Strengthening Cu/Ni nanolayered composites by introducing thin Ag interlayers: A molecular dynamics simulation study

Abstract

Experiments have shown that the ultrahigh strength of nanolayered metallic composites originates from their high-density interfaces of special characteristics. Hence, the modulation of interface structures becomes an effective route to enhance the mechanical performance of the nanolayered composites. One of the general ways to tune the interfacial feature is to introduce interlayers of several nanometers among constituent layers, such as amorphous (disordered) and crystalline (ordered) interlayers. Here, the deformation of a Cu/Ni layered composite with Ag interlayers of different thicknesses was simulated by molecular dynamics simulations. Our simulations show that the yield stress of 25 nm Cu/25 nm Ni nanolayered composites with Ag interlayers can be significantly enhanced, i.e., it can be 56.4% higher than that of their counterparts without interlayers.
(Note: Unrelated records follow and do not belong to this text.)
-  constexpr int NOBS = obs_nobs(NU, false), DQV = draw_qvel(NU) - 4;
-  const float con0 = contact[0], con1 = contact[1], ph0 = phase[0], ph1 = phase[1];
-  const int adr_gyro = m->adr_gyro, adr_acc = m->adr_accelerometer, adr_lin = m->adr_local_linvel, adr_ang = m->adr_global_angvel;
+  constexpr int NT = (obs_npriv(NU, false) + G - 1) / G;
+  static_assert(13 + NU <= G, "build_obs: the noisy joint angles (elements 13 .. 12 + nu) must lie in the first pass of G elements: nu <= G - 13 (see MAXU in odk_model.h)");
+  const ObsEnt* T = m->obs_tab[c.kind != 0 ? 1 : 0];
+  const int np = c.npriv;
+  ObsEnt ent[NT];
+#pragma unroll
+  for (int it = 0; it < NT; it++) { const int ks = lane + it * G; ent[it] = T[ks < np ? ks : 0]; }
   float ng = 0;
-  if (lane < 3) ng = SCR[S::S_MISC + 10 + lane] + (2.0f * NZ[10 - 4 + lane] - 1.0f) * lvl * c.noise_gravity;
+  if (lane < 3) { ng = SCR[S::S_MISC + 10 + lane]; if (noisy) ng = ng + (2.0f * NZ[10 - 4 + lane] - 1.0f) * lvl * c.noise_gravity; }
   float h0 = 0, h1 = 0;
   if (lane < 3) { h0 = INFO[RL.IMU + lane]; h1 = INFO[RL.IMU + 3 + lane]; }
+  if (lane == 0) {
+    SCR[S::S_MISC + OBS_PARK_CON] = contact[0]; SCR[S::S_MISC + OBS_PARK_CON + 1] = contact[1]; SCR[S::S_MISC + OBS_PARK_IMI] = (float)imitation_i;
+    SCR[S::S_MISC + OBS_PARK_PHASE] = phase[0]; SCR[S::S_MISC + OBS_PARK_PHASE + 1] = phase[1];
+  }
   ODK_SYNC();
   if (lane < 3) { INFO[RL.IMU + lane] = ng; INFO[RL.IMU + 3 + lane] = h0; INFO[RL.IMU + 6 + lane] = h1; }
-  constexpr bool standing = KIND != 0;
-  constexpr int NP = obs_npriv(NU, standing);
 #pragma unroll
-  for (int it = 0; it < (NP + G - 1) / G; it++) {
+  for (int it = 0; it < NT; it++) {
     const int ks = lane + it * G;
-    __builtin_assume(ks >= it * G && ks < it * G + G);
-    if (ks >= NP) continue;
-    const int k = !standing ? ks : (ks < 13 + 5 * NU ? ks : (ks < 15 + 5 * NU ? ks + NU : ks + NOBS - (15 + 5 * NU)));
-    const int q = k - NOBS;
-    const int uA = min(max(k - 13, 0), NU - 1), uV = min(max(k - 13 - NU, 0), NU - 1), uQ = min(max(q - 15, 0), NU - 1), uQV = min(max(q - 15 - NU, 0), NU - 1);
-    const int tF = min(max(q - 18 - 3 * NU, 0), 5);
-    const int A_bq = m->act_backlash_qposadr[uA], A_aq = m->act_qposadr[uA], V_ad = m->act_dofadr[uV];
-    const float A_kc = m->key_ctrl[uA], A_ns = c.qpos_noise_scale[uA];
-    const int Q_bq = m->act_backlash_qposadr[uQ], Q_aq = m->act_qposadr[uQ], QV_ad = m->act_dofadr[uQV], F_adr = m->adr_foot_linvel[tF >= 3 ? 1 : 0];
-    const float Q_kc = m->key_ctrl[uQ];
-    {
-      const int k_lo = standing ? 0 : it * G, k_hi = standing ? NP + NOBS : it * G + G;
-      auto hits = [&](int lo, int hi) { return k_lo < hi && k_hi > lo; };
-      if (hits(13, 13 + NU)) asm volatile("" :: "v"(A_bq), "v"(A_aq), "v"(A_kc), "v"(A_ns));
-      if (hits(13 + NU, 13 + 2 * NU)) asm volatile("" :: "v"(V_ad));
-      if (hits(NOBS + 15, NOBS + 15 + NU)) asm volatile("" :: "v"(Q_bq), "v"(Q_aq), "v"(Q_kc));
-      if (hits(NOBS + 15 + NU, NOBS + 15 + 2 * NU)) asm volatile("" :: "v"(QV_ad));
-      if (hits(NOBS + 18 + 3 * NU, NOBS + 24 + 3 * NU)) asm volatile("" :: "v"(F_adr));
-    }
-    float v = 0;
-    if (k < 3) v = SENS[adr_gyro + k] + (2.0f * NZ[k] - 1.0f) * lvl * c.noise_gyro;
-    else if (k < 6) v = SENS[adr_acc + k - 3] + (2.0f * NZ[k] - 1.0f) * lvl * c.noise_accelerometer;
-    else if (k < 13) v = INFO[RL.CMD + k - 6];
-    else if (k < 13 + NU) {
-      const int u = k - 13;
-      const float ja = QPOS[A_aq] + (A_bq >= 0 ? QPOS[A_bq] : 0.0f);
-      v = ja + (2.0f * NZ[13 - 4 + u] - 1.0f) * lvl * A_ns - A_kc;
-    } else if (k < 13 + 2 * NU) {
-      const int u = k - 13 - NU;
-      v = (QVEL[V_ad] + (2.0f * NZ[DQV + u] - 1.0f) * lvl * c.noise_joint_vel) * c.dof_vel_scale;
-    } else if (k < 13 + 3 * NU) v = INFO[RL.LAST + k - 13 - 2 * NU];
-    else if (k < 13 + 4 * NU) v = INFO[RL.LAST2 + k - 13 - 3 * NU];
-    else if (k < 13 + 5 * NU) v = INFO[RL.LAST3 + k - 13 - 4 * NU];
-    else if (k < 13 + 6 * NU) v = INFO[RL.MT + k - 13 - 5 * NU];
-    else if (k < 15 + 6 * NU) v = (k - 13 - 6 * NU) ? con1 : con0;
-    else if (k < 17 + 6 * NU) v = (k - 15 - 6 * NU) ? ph1 : ph0;
-    else {
-      if (q < 3) v = SENS[adr_gyro + q];
-      else if (q < 6) v = SENS[adr_acc + q - 3];
-      else if (q < 9) v = SCR[S::S_MISC + 10 + q - 6];
-      else if (q < 12) v = SENS[adr_lin + q - 9];
-      else if (q < 15) v = SENS[adr_ang + q - 12];
-      else if (q < 15 + NU) v = QPOS[Q_aq] + (Q_bq >= 0 ? QPOS[Q_bq] : 0.0f) - Q_kc;
-      else if (q < 15 + 2 * NU) v = QVEL[QV_ad];
-      else if (q == 15 + 2 * NU) v = QPOS[2];
-      else if (q < 16 + 3 * NU) v = L[S::O_ACTF + q - 16 - 2 * NU];
-      else if (q < 18 + 3 * NU) v = (q - 16 - 3 * NU) ? con1 : con0;
-      else if (q < 24 + 3 * NU) { const int t = q - 18 - 3 * NU; v = SENS[F_adr + (t >= 3 ? t - 3 : t)]; }
-      else if (q < 26 + 3 * NU) v = INFO[RL.AIR + q - 24 - 3 * NU];
-      else if (q < 66 + 3 * NU) v = L[E::O_REF + q - 26 - 3 * NU];
-      else if (q == 66 + 3 * NU) v = (float)imitation_i;
-      else v = (q - 67 - 3 * NU) ? ph1 : ph0;
-    }
+    if (ks >= np) continue;
+    const ObsEnt e = ent[it];
+    const float second = L[e.b >= 0 ? e.b : 0];
+    float v = L[e.a] + (e.b >= 0 ? second : ((e.fl & OBS_FL_PLUS0) ? 0.0f : -0.0f));
+    if (noisy) {
+      const int slot = e.fl & 255, nk = (e.fl >> 8) & 31;
+      float nq = 0.0f;
+      if (it == 0) {
+#pragma unroll
+        for (int u = 0; u < NU; u++) nq = nk - 3 == u ? c.qpos_noise_scale[u] : nq;
+      }
+      const float ns = nk == 0 ? c.noise_gyro : (nk == 1 ? c.noise_accelerometer : (nk == 2 ? c.noise_joint_vel : nq));
+      const float t = (2.0f * NZ[slot ? slot - 1 : 0] - 1.0f) * lvl;
+      v = v + (slot ? t : -0.0f) * (slot ? ns : 1.0f);
+    }
+    v = v - e.kc;
+    v = v * ((e.fl & OBS_FL_VEL) ? c.dof_vel_scale : 1.0f);
     P[ks] = v;
   }
   ODK_SYNC();
-}
-template <class S, int G>
-__device__ __forceinline__ void build_obs(float* L, const DevModel* m, const EnvCfg& c, const float* contact, const float* NZ,
-                          int imitation_i, const float* phase, int lane) {
-  if (c.kind == 0) build_obs_kind<S, G, 0>(L, m, c, contact, NZ, imitation_i, phase, lane);
-  else build_obs_kind<S, G, 1>(L, m, c, contact, NZ, imitation_i, phase, lane);
 }
 
 __device__ __forceinline__ void foot_contact_flags(const float* CDIST, float* contact) {
@@ -480,7 +443,7 @@
   foot_contact_flags(L + S::O_CDIST, contact);
   const float phase[2] = {0, 0};
   draw_block<E::NDRAW>(k0, k1, 0u, L + E::O_NZ, lane);
-  build_obs<S, G>(L, m, c, contact, L + E::O_NZ, 0, phase, lane);
+  build_obs<S, G>(L, m, c, contact, L + E::O_NZ, 0, phase, c.noise_level != 0.0f, lane);
   if (lane == 0) {
     INFO[RL.KEY0] = i2f((int)k0); INFO[RL.KEY1] = i2f((int)k1); INFO[RL.CTR] = i2f(1);
     INFO[RL.STEP] = i2f(0); INFO[RL.PSTEP] = i2f(0); INFO[RL.PINT] = i2f(push_interval_steps);
@@ -507,8 +470,13 @@
 }
 
 constexpr int STEP_WAVES = 2;
-template <class S, int G, int HF>
-__global__ void __launch_bounds__(64, STEP_WAVES) step_kernel(KArgs a) {
+#ifdef ODK_PROFILE
+constexpr bool STEP_DUMPS_ALWAYS = true;
+#else
+constexpr bool STEP_DUMPS_ALWAYS = false;
+#endif
+template <class S, int G, int HF, bool DBG>
+__device__ __forceinline__ void step_body(const KArgs& a) {
   extern __shared__ float lds[];
   using E = EnvL<S>; using R = Rec<S>;
   constexpr int NU = S::NU;
@@ -622,9 +590,11 @@
     int lane_s = lane;
     asm volatile("" : "+v"(lane_s));
     __builtin_assume(lane_s >= 0 && lane_s < 64);
-    if constexpr (HF == 0) forward_env<S, G, HF, true>(L, RT, ms, a.hfield, st, lane_s, last ? 1 : 0, hot);
-    else forward_env<S, G, HF>(L, RT, ms, a.hfield, st, lane_s, last ? 1 : 0);
-    if (last && a.dbg_lds && live) dump_lds<S, G>(a.dbg_lds, L, env, lane);
+    if constexpr (HF == 0) forward_env<S, G, HF, true, DBG>(L, RT, ms, a.hfield, st, lane_s, last ? 1 : 0, hot);
+    else forward_env<S, G, HF, false, DBG>(L, RT, ms, a.hfield, st, lane_s, last ? 1 : 0);
+    if constexpr (DBG || STEP_DUMPS_ALWAYS) {
+      if (last && a.dbg_lds && live) dump_lds<S, G>(a.dbg_lds, L, env, lane);
+    }
     euler_env<S, G>(L, ms, st, lane_s);
   }
 #ifdef ODK_PROFILE
@@ -640,7 +610,10 @@
   float ep_steps_e = INFO[RL.EPSTEPS];
   const float prev_done_e = INFO[RL.DONE];
   for (int u = lane; u < NU; u += G) INFO[RL.MT + u] = CTRL[u];
-  draw_block<E::NDRAW>(k0e, k1e, ctre, L + E::O_NZ, lane);
+  const bool noisy = c.noise_level != 0.0f;
+  const bool resamples = !a.cmd && step_e + 1 > 500;
+  if (noisy || __builtin_amdgcn_ballot_w64(resamples) != 0)
+    draw_block<E::NDRAW>(k0e, k1e, ctre, L + E::O_NZ, lane);
   if (lane < 40) L[E::O_REF + lane] = ref0;
   if (lane < 8) L[E::O_REF + 32 + lane] = ref1;
   ODK_SYNC();
@@ -726,7 +699,7 @@
   if (a.xt) reward_library<S, G>(a, L, mp, contact, air, peak, fc_bits, done_env, total, env, live, lane);
   const float reward = fminf(fmaxf(total * dt, 0.0f), 10000.0f);
   const float* NZ = L + E::O_NZ;
-  build_obs<S, G>(L, mp, c, contact, NZ, imi_e, phase_e, lane);
+  build_obs<S, G>(L, mp, c, contact, NZ, imi_e, phase_e, noisy, lane);
   step_e += 1; push_step_e += 1;
   float la = 0, lla = 0;
   for (int u = lane; u < NU; u += G) { la = INFO[RL.LAST + u]; lla = INFO[RL.LAST2 + u]; }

We also found that the yield strength of the new composites can be maximized by selecting an appropriate thickness for the Ag interlayer. The optimum interlayer thickness is 2.1 nm in tension and 4.2 nm for compression. It is revealed that the extra strength results from the alleviation of stress concentration by stimulating abundant interfacial dislocations at the Cu–Ag and Ag–Ni interfaces. These findings show that the introduction of additional interlayers is a new route to design stronger nanolayered metallic composites.